Exercise data.
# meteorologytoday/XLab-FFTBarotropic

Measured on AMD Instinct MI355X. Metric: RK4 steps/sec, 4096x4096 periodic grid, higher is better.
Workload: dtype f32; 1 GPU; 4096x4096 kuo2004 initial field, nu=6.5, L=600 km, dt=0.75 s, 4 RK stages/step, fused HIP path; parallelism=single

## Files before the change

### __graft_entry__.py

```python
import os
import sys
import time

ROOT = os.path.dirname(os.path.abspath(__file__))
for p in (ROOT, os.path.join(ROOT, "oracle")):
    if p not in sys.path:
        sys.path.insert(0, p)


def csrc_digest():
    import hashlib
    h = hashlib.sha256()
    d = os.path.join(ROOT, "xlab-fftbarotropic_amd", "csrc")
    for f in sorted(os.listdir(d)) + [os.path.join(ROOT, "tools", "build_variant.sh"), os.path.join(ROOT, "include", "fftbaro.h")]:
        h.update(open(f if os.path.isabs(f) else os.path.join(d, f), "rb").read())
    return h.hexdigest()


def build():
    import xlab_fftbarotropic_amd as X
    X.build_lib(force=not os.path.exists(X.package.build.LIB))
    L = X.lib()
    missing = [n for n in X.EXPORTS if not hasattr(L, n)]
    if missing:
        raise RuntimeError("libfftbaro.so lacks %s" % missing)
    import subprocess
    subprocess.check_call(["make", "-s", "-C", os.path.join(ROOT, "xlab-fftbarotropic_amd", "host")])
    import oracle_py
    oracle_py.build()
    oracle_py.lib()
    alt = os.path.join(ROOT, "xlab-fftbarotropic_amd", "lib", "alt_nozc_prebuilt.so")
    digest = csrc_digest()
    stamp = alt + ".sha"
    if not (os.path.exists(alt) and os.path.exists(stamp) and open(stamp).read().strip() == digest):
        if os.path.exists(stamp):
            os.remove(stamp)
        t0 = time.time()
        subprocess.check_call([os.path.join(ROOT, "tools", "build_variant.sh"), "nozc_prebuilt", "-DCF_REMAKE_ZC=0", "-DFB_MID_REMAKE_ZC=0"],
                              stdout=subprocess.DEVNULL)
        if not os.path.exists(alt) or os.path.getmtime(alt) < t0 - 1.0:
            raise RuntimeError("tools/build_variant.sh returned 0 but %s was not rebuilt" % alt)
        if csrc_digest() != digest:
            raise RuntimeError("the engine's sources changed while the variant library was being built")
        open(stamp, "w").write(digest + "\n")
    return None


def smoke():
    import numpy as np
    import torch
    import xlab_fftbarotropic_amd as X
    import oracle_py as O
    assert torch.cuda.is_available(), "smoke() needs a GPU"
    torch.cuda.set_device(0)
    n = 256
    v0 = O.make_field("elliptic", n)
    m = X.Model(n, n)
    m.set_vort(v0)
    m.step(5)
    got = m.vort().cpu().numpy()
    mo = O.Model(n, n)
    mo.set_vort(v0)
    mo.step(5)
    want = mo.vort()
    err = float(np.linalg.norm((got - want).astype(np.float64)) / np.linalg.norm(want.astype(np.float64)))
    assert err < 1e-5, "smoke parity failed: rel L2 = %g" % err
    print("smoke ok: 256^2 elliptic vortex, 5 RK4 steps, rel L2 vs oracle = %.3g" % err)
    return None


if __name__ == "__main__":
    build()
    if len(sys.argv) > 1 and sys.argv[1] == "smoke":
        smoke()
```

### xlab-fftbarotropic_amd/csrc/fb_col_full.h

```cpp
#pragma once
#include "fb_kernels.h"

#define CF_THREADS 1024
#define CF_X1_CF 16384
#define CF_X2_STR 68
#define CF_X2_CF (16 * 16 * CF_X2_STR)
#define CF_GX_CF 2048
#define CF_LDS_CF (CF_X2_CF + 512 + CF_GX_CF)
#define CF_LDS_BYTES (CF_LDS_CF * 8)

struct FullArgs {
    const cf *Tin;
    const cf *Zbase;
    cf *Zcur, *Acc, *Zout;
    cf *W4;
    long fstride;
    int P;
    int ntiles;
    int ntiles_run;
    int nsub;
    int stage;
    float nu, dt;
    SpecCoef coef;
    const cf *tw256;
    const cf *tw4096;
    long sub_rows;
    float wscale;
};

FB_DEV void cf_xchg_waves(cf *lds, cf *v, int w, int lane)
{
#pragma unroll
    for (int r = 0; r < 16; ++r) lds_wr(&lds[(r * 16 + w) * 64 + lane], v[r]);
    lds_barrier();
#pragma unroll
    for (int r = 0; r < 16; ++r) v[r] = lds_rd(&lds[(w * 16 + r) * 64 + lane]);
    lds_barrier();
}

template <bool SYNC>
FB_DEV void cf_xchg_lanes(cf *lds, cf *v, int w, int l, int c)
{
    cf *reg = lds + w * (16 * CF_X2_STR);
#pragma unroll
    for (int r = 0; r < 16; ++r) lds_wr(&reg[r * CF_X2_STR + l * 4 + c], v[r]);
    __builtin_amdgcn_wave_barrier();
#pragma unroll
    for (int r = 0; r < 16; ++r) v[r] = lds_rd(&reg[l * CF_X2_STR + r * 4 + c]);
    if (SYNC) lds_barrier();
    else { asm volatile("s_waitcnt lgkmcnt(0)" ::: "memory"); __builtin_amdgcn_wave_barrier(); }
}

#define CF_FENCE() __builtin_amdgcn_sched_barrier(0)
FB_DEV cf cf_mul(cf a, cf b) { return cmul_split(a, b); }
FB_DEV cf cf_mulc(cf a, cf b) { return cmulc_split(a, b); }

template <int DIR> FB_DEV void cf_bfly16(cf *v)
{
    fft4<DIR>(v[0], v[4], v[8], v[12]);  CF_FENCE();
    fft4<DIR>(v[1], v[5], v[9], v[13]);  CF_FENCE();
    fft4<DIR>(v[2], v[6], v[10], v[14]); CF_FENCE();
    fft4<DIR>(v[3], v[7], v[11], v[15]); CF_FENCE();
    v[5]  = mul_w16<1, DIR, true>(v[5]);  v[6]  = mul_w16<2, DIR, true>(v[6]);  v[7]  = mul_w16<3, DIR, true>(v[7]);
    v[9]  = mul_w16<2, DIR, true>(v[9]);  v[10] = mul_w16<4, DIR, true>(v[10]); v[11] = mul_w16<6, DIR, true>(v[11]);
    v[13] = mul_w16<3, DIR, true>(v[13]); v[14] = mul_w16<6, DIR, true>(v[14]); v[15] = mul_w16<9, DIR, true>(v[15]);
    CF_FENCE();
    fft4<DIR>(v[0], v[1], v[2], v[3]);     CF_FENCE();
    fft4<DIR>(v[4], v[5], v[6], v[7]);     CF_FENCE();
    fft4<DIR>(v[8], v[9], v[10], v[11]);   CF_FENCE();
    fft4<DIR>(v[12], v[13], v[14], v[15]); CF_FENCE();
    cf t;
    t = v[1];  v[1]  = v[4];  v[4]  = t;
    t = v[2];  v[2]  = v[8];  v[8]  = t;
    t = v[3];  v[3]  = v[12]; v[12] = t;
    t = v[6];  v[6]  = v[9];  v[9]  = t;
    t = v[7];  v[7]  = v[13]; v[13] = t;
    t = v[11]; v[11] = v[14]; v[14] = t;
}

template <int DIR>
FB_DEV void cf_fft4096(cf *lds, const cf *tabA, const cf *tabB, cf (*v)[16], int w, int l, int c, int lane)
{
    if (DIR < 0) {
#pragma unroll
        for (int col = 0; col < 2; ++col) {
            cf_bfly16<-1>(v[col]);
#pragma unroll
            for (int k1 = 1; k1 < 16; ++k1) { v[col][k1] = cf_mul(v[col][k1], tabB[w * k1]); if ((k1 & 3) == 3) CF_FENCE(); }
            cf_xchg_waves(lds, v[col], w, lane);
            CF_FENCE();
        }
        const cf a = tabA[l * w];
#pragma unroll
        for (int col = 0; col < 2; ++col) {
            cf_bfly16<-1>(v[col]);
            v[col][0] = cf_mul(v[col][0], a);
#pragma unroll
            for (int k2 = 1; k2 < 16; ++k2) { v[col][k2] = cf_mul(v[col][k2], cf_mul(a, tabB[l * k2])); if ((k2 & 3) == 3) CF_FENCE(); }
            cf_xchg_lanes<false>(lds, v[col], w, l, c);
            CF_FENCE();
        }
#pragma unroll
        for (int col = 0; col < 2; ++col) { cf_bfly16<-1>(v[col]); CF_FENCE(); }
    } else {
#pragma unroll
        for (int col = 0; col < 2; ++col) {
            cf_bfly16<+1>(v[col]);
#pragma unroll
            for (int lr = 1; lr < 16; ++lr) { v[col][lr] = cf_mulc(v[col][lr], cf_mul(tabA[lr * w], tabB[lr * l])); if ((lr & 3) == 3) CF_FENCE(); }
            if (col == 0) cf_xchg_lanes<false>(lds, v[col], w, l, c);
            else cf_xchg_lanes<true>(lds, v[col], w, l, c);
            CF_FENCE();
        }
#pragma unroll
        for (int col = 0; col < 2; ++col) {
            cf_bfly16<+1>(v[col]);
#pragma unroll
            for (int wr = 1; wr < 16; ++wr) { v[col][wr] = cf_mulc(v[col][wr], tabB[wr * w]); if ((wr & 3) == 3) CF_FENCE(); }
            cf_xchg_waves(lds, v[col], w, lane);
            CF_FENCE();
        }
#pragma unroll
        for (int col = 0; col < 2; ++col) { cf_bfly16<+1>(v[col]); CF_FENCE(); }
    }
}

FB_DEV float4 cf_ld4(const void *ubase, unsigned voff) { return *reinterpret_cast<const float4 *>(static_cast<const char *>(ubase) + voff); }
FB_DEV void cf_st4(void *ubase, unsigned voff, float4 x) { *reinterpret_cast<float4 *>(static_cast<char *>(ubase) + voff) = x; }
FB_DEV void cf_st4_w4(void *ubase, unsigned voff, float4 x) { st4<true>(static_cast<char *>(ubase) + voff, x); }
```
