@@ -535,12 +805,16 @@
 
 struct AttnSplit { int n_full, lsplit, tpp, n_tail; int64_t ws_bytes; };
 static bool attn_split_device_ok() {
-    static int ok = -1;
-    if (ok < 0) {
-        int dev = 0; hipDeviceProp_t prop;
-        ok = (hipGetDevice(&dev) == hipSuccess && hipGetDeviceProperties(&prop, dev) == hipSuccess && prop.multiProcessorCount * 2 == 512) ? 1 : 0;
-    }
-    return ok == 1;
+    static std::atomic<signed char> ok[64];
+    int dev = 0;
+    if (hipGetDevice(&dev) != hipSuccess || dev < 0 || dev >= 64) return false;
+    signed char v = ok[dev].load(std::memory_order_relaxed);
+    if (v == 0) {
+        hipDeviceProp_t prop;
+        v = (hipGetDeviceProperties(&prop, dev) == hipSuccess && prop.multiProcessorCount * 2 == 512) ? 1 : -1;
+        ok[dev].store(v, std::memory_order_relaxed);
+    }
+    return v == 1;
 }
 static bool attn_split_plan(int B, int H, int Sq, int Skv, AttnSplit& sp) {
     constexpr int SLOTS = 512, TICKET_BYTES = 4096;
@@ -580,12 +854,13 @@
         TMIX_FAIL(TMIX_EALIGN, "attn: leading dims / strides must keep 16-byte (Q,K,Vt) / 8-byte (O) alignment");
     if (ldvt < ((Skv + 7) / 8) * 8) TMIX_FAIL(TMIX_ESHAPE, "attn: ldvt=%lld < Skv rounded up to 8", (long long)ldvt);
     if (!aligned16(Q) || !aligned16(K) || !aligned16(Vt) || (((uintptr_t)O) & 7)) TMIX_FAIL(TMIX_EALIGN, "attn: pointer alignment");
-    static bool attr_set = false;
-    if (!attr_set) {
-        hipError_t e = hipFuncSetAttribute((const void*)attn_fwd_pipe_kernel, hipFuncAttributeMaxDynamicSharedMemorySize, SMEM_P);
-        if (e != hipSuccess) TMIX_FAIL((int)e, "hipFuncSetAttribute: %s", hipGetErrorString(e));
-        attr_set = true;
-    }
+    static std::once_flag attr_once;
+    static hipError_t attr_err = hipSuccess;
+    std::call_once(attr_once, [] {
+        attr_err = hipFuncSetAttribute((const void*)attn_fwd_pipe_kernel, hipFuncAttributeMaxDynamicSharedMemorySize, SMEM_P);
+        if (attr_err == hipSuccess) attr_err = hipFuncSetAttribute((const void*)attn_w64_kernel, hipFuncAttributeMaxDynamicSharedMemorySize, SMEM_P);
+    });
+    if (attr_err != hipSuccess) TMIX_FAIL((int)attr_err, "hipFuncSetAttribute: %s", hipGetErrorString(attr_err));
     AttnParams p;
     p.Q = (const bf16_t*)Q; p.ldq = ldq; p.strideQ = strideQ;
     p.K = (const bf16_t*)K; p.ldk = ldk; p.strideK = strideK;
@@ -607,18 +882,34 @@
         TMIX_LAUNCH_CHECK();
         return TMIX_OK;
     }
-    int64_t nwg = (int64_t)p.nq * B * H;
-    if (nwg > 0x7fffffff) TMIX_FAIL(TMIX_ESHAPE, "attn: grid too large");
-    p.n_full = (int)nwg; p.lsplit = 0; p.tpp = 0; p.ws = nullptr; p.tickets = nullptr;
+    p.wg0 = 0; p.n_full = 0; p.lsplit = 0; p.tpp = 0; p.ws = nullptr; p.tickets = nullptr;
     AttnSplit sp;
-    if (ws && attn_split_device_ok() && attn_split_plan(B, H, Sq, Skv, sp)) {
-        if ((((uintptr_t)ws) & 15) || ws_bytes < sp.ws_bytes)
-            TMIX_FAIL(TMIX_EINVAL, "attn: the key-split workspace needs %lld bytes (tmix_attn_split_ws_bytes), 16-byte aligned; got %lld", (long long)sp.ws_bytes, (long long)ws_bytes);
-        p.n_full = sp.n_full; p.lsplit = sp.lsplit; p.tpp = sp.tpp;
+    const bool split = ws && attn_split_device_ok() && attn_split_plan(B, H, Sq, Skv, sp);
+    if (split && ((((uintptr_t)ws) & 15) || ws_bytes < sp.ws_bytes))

Task requirements.
Copy out each line of the material in which the word "needs" turns up.

Answer to the problem.
    assert torch.cuda.is_available(), "smoke() needs a GPU"
-            TMIX_FAIL(TMIX_EINVAL, "attn: the key-split workspace needs %lld bytes (tmix_attn_split_ws_bytes), 16-byte aligned; got %lld", (long long)sp.ws_bytes, (long long)ws_bytes);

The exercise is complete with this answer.